Principal photography on The Book of Henry began in September 2015 on location around the small town of Nyack, Rockland County, on the west bank of the Hudson River, about 20 miles from Manhattan. Other locations included Mount Vernon School and Yonkers. The production wrapped 34 days later in mid-November. A-camera operator Bruce MacCallum lensed the feature using Schwartzman’s own Panavision Platinum 452 camera with a full set of Panavision Spherical Primos as used on Jurassic World, which the cinematographer had specially adjusted to soften the image contrast.
Schwartzman says the aesthetic for the production was influenced by the actual locations and the sensitive nature of the story. “As this was a contemporary drama, Colin wanted the final image to look real, urban and gritty, while making the actors look good within the context of a scene but nothing polished or enhanced with dramatic shafts of light. In pre-production, we walked around our locations, talking about the light and how we would make what was there work to our best advantage. One of our fortuitous coincidences was that we shot during the Fall, in what turned out to be great natural light with splendid green, yellow and red colors in the woods. Natural beauty for absolutely free, rendered beautifully on film.”
"Film is forgiving and you can roll with the punches…Together the 5213 200T and 5219 500T faithfully recorded the naturalistic lighting I established on set."
Schwartzman selected KODAK VISION3 5213 200T and KODAK VISION3 5219 500T for the shoot. “I have preferred to use these Tungsten stocks since Sea Biscuit. I understand how they work and know what I can get from them. The 5213 200T has beautiful dynamic range in terms of highlights and shadows and next to no grain. As the 5219 500T is made of the same recipe, the two stocks intercut well. Their dynamic range enabled me to shoot in situations where it would have been harder to deal with the contrast between shadows and highlights in certain scenes than with digital. Film is forgiving and you can roll with the punches. For example, I knew the highlights would not clip. Together the 5213 200T and 5219 500T faithfully recorded the naturalistic lighting I established on set, to such an extent that I completed the final grade in just three days.”
Schwartzman says that having a small film crew was a positive boon to the production in a number of ways. “Given that we had a small budget, working in practical locations with the two children in almost every scene but only available for a maximum of six hours per day, we needed a quick and fluid way of working. Unlike digital, film is liberating.
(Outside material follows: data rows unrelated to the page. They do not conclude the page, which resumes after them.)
hipError_t launch_ingest(hipStream_t s, const IngestLaunch &a, hipStream_t side, hipEvent_t sideFork,
                         hipEvent_t sideDone, bool *sideUsed);
hipError_t launch_speakers(hipStream_t s, const SpeakersLaunch &a);
struct RoomPackLaunch {
  uint32_t rows, k, s;
  const int32_t *rowEng;
  const lkf_speaker *slots;
  const uint32_t *counts;
  const uint32_t *slotOff, *slotDts;
  const int64_t *slotSub;
  const DTCum *cum;
  int32_t *spk;
  int64_t *bwe;
};
hipError_t launch_room_pack(hipStream_t spkStream, hipStream_t bweStream, const RoomPackLaunch &a);
hipError_t launch_decide(hipStream_t s, DecideArgs a, uint32_t ddLanes);
hipError_t launch_layer_index(hipStream_t s, const RunDesc *desc, const uint32_t *tBegin, const uint32_t *tEnd,
                              uint32_t ntracks, uint32_t stride, uint32_t *list, uint32_t *before, uint32_t *cnt,
                              uint64_t *zero2 = nullptr);
hipError_t launch_emit(hipStream_t s, const EmitArgs &a, uint32_t grid, uint32_t ldsPad);
struct EmitPrefixLaunch {
  lkf_pre *pre;
  uint32_t *gSum;
  uint64_t *gBase;
  uint64_t *total;
};
hipError_t launch_emit_prefix(hipStream_t s, const EmitArgs &a, uint32_t grid, const EmitPrefixLaunch &x);
hipError_t launch_dd_decode(hipStream_t s, const RunDesc *desc, const uint32_t *tBegin, const uint32_t *tEnd,
                            const DevTrack *tracks, uint32_t ntracks, DDStruct *structs, DDTrack *ddTracks, DDPkt *out,
                            uint32_t *err, const uint32_t *trackDDTrk, DDTrkState *ddTrk, uint16_t *spill,
                            uint32_t *spillUsed, uint32_t spillCap);
hipError_t launch_dd_tracker_tick(hipStream_t s, DDTrkState *st, const int32_t *ids, uint32_t n, int64_t elapsedNs,
                                  lkf_dd_tracker_status *out);
hipError_t launch_h2d(hipStream_t s, const uint8_t *stage, RunDesc *dDesc, DevEvent *dEv, uint32_t *dLane);
hipError_t launch_stats_reduce(hipStream_t s, uint64_t *stats);
hipError_t launch_ev_offsets(hipStream_t s, const uint32_t *laneOf, const RunDesc *desc, uint32_t nl, uint32_t *off);
hipError_t launch_ev_resolve(hipStream_t s, const DevKey *keys, DevEvent *evs, const uint32_t *laneOf, uint32_t nev,
                             const lkf_pkt *pkts, const uint32_t *tBegin, const uint32_t *tEnd, uint32_t ntracks,
                             const uint64_t *pos, uint32_t nRaw);
hipError_t launch_accumulate(hipStream_t s, const uint64_t *stats, const uint64_t *tot, uint64_t *cum,
                             const uint32_t *err, uint32_t *sticky);
hipError_t launch_err_fold(hipStream_t s, const uint32_t *err, uint32_t *sticky, uint32_t shift);
hipError_t launch_rtx_lookup(hipStream_t s, const DTHot *hot, SeqMeta *seq, uint32_t seqSize, uint8_t *srm,
                             uint64_t srmStride, uint32_t srmCap, const lkf_nack *nacks,
                             const uint32_t *gStart, uint32_t ngroups, int64_t nowMs, lkf_rtx *out, uint32_t *valid);
hipError_t launch_rtx_emit(hipStream_t s, bool write, uint32_t n, const lkf_rtx *rtx, const lkf_raw_pkt *src,
                           const uint8_t *arena, const DevDT *dts, const DevTrack *tracks, uint32_t *lens,
                           const uint64_t *offs, uint8_t *out, const uint8_t *dd);
struct SrtpKeys {
  uint32_t rk[44];
  uint32_t ih[5];
  uint32_t oh[5];
  uint32_t salt[4];
  uint32_t profile;
  uint32_t pad[5];
};
static_assert(sizeof(SrtpKeys) == 256, "SrtpKeys is 256 B");
struct SrtpDT {
  uint32_t tp1;
  uint32_t init;
  uint64_t rocBase;
};
struct SrtpProtectArgs {
  const uint32_t *tab;
  const uint64_t *totals;
  const lkf_out *out;
  const uint8_t *arena;
  uint8_t *prot;
  const DevDT *dts;
  SrtpDT *sd;
  const SrtpKeys *keys;
  uint64_t cap;
  uint32_t absVal;
};
hipError_t launch_aes_tables(hipStream_t s, uint32_t *tab);
hipError_t launch_srtp_keys(hipStream_t s, const lkf_transport_params *in, uint32_t first, uint32_t n,
                            const uint32_t *tab, SrtpKeys *keys);
hipError_t launch_srtp_protect(hipStream_t s, const SrtpProtectArgs &a, uint32_t ndts, const uint32_t *perm,
                               const uint64_t *recBase, const uint32_t *fwdCnt);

You don’t need so much infrastructure around the camera – no extra parts such as monitors, DIT carts or a video village. Shooting on film meant we were very nimble. We could quickly set-up the camera on a set of sticks, get the kids on set and start shooting with far less Sturm-Und-Drang on them than you could with a digital shooting package. Our setup was all very convenient and low-profile too. By outward appearance you would have thought we were shooting a music video rather than a feature film.”
With this low-budget filmmaking exercise successfully under their belts, Schwartzman and Trevorrow face a challenge of altogether different proportions, when they re-team in the UK at the end of 2017 to begin pre-production on Lucasfilm/Walt Disney Pictures’ Star Wars: Episode IX, shooting on 65mm film.
“There is nothing more beautiful than 65mm,” Schwartzman says. But that’s another story.